Движение это поначалу зародилось при использовании имевшихся возможностей в лояльных рамках. Холодная война была идеологической, и чем больше в ней со стороны Запада проявлялись антирусские тенденции, тем больше поводов это давало КПСС опереться на народный патриотизм (хотя и в меньшей степени, чем этого требовала советско-германская война). Разумеется, это был «советский патриотизм», по-прежнему паразитировавший на русских христианских качествах, но яростно отвергавший их источник — Бога. Показательной иллюстрацией этого может служить «Моральный кодекс строителя коммунизма» (1961), утверждающий любовь к Родине, преданность, трудолюбие, непримиримость ко злу, братскую солидарность с угнетенными, взаимопомощь («каждый за всех, все за одного»; «человек человеку друг, товарищ и брат»)... Но все это, разумеется, исключительно ради дела коммунизма.
С другой стороны, и в народе нашлись силы, которые пытались связать эти ценности с их Божественным истоком, старались расширить дозволенные рамки патриотизма на всю русскую историю, хотя и в пределах тактической лояльности советскому строю. В то же время русские духовные ценности явно противоречили богоборческому интернационализму Маркса-Ленина. Это было движение, которое подобно диссидентской тактике «Соблюдайте собственную конституцию и права человека!» пыталось в рамках разрешенного советского патриотизма добиться соблюдения исторических прав русского народа и Православия.
«Русской партией» это движение стали называть далеко не сразу, да и поначалу это были стихийные ростки, пробивавшиеся из-под треснувшего марксистского бетона во многих местах.
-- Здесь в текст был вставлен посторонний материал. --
@@ -465,16 +476,20 @@
         constexpr size_t KX_CHUNK_MB = 256;
         const size_t chunk_bytes = ctx->tune.poisson_kx_chunk_kb > 0 ? (size_t)ctx->tune.poisson_kx_chunk_kb << 10
                                    : KX_CHUNK_MB << 20;
-        if (ctx->tune.poisson_kxmajor && !g.bounded_y && tridiag_coop_segs(ctx, Ny) && Ny % TCO_COLS == 0 && spec > chunk_bytes + chunk_bytes / 2) {
+        const int forced_cw = std::min(ctx->tune.poisson_kx_chunk_wn, ctx->NXH);
+        if (ctx->tune.poisson_kxmajor && !g.bounded_y && tridiag_coop_segs(ctx, Ny) && Ny % TCO_COLS == 0 &&
+            (forced_cw > 0 || spec > chunk_bytes + chunk_bytes / 2)) {
             const int nch = (int)((spec + chunk_bytes - 1) / chunk_bytes);
-            ctx->kx_cw = (ctx->NXH + nch - 1) / nch;
+            ctx->kx_cw = forced_cw > 0 ? forced_cw : (ctx->NXH + nch - 1) / nch;
             ctx->kx_nch = (ctx->NXH + ctx->kx_cw - 1) / ctx->kx_cw;
             const int last = ctx->NXH - (ctx->kx_nch - 1) * ctx->kx_cw;
             ctx->kx_pad = std::max(0, std::min(4, ctx->tune.poisson_kx_pad));
             const int lines = Nz + ctx->kx_pad;
-            BZ_FFT(hipfftPlanMany(&ctx->plan_yc, 1, ny, ny, 1, Ny, ny, 1, Ny, HIPFFT_Z2Z, ctx->kx_cw * lines));
-            BZ_FFT(hipfftSetStream(ctx->plan_yc, ctx->stream));
-            if (last != ctx->kx_cw) {
+            if (!ctx->yfft) {
+                BZ_FFT(hipfftPlanMany(&ctx->plan_yc, 1, ny, ny, 1, Ny, ny, 1, Ny, HIPFFT_Z2Z, ctx->kx_cw * lines));
+                BZ_FFT(hipfftSetStream(ctx->plan_yc, ctx->stream));
+            }
+            if (!ctx->yfft && last != ctx->kx_cw) {
                 BZ_FFT(hipfftPlanMany(&ctx->plan_yc_last, 1, ny, ny, 1, Ny, ny, 1, Ny, HIPFFT_Z2Z, last * lines));
                 BZ_FFT(hipfftSetStream(ctx->plan_yc_last, ctx->stream));
             }
@@ -515,6 +530,8 @@
     if (ctx->plan_yc_last) hipfftDestroy(ctx->plan_yc_last);
     ctx->plan_yc = ctx->plan_yc_last = 0; ctx->kxmajor = false;
     if (ctx->d_wtab) hipFree(ctx->d_wtab);
+    if (ctx->d_wtab_y) hipFree(ctx->d_wtab_y);
+    ctx->d_wtab_y = nullptr; ctx->yfft = false;
     ctx->plan_y = 0; ctx->d_wtab = nullptr; ctx->xf = ctx->xf_slab = false;
     if (ctx->plans_ok) {
         hipfftDestroy(ctx->plan_fwd);
@@ -594,6 +611,7 @@
 int bzi_xf_y(bz_ctx *ctx, bool forward)
 {
     const DevGrid &g = ctx->dg;
+    if (ctx->yfft) return bzi_yfft(ctx, (double *)ctx->d_hat, (long long)ctx->NXH * g.Nz, forward);
     if (!g.bounded_y) {
         BZ_FFT(hipfftExecZ2Z(ctx->plan_y, ctx->d_hat, ctx->d_hat, forward ? HIPFFT_FORWARD : HIPFFT_BACKWARD));
         return BZ_OK;
@@ -626,9 +644,12 @@
             const int kx_lo = c * ctx->kx_cw, kx_hi = std::min(ctx->NXH, kx_lo + ctx->kx_cw);
             hipfftHandle plan = (kx_hi - kx_lo == ctx->kx_cw) ? ctx->plan_yc : ctx->plan_yc_last;
             hipfftDoubleComplex *p = hat + (size_t)kx_lo * (g.Nz + ctx->kx_pad) * g.Ny;
-            BZ_FFT(hipfftExecZ2Z(plan, p, p, HIPFFT_FORWARD));
+            const long long nrows = (long long)(kx_hi - kx_lo) * (g.Nz + ctx->kx_pad);
+            if (ctx->yfft) { if ((rc = bzi_yfft(ctx, (double *)p, nrows, true))) return rc; }
+            else BZ_FFT(hipfftExecZ2Z(plan, p, p, HIPFFT_FORWARD));
             if ((rc = bzi_tridiag_launch(ctx, (double *)ctx->d_hat, scale, g.Ny, 1, kx_lo, kx_hi))) return rc;
-            BZ_FFT(hipfftExecZ2Z(plan, p, p, HIPFFT_BACKWARD));
+            if (ctx->yfft) { if ((rc = bzi_yfft(ctx, (double *)p, nrows, false))) return rc; }
+            else BZ_FFT(hipfftExecZ2Z(plan, p, p, HIPFFT_BACKWARD));
         }
         return BZ_OK;
     }
diff --git a/breeze.jl_amd/csrc/bz_xfft_kernels.h b/breeze.jl_amd/csrc/bz_xfft_kernels.h
--- a/breeze.jl_amd/csrc/bz_xfft_kernels.h
+++ b/breeze.jl_amd/csrc/bz_xfft_kernels.h
@@ -181,6 +181,111 @@
     }
 }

В этом движении участвовали деятели культуры, защитники исторических памятников и природы, и наибольшее влияние приобрели честные русские писатели: Ф.А. Абрамов (трилогия «Пряслины», 1958–1973), В.И. Белов («Привычное дело», 1966; «Плотницкие рассказы», 1968; «Кануны», 1972–1976; «Лад», 1979–1981), В.А. Чивилихин (роман-эссе «Память», 1978–1984), В.А. Солоухин («Письма из Русского музея», 1966; «Черные доски», 1969), В.Г. Распутин и др.
Поскольку они болели судьбами наиболее русской части народа — деревни, сохранившей русский характер и традиции, критики стали этих писателей называть «деревенщиками». И хотя это словцо было им приклеено как пренебрежительное — со временем оно, под внутренним воздействием их искреннего талантливого творчества, потеряло этот оттенок. Деревенщики, в сравнении с хрущевской антисталинской «оттепелью», качественно углубили нравственный прорыв в области отхода от «соцреализма», возвращая обществу традиционные критерии добра и зла; тиражи их книг исчислялись многими миллионами, имелись в любой библиотеке и были доступны каждому.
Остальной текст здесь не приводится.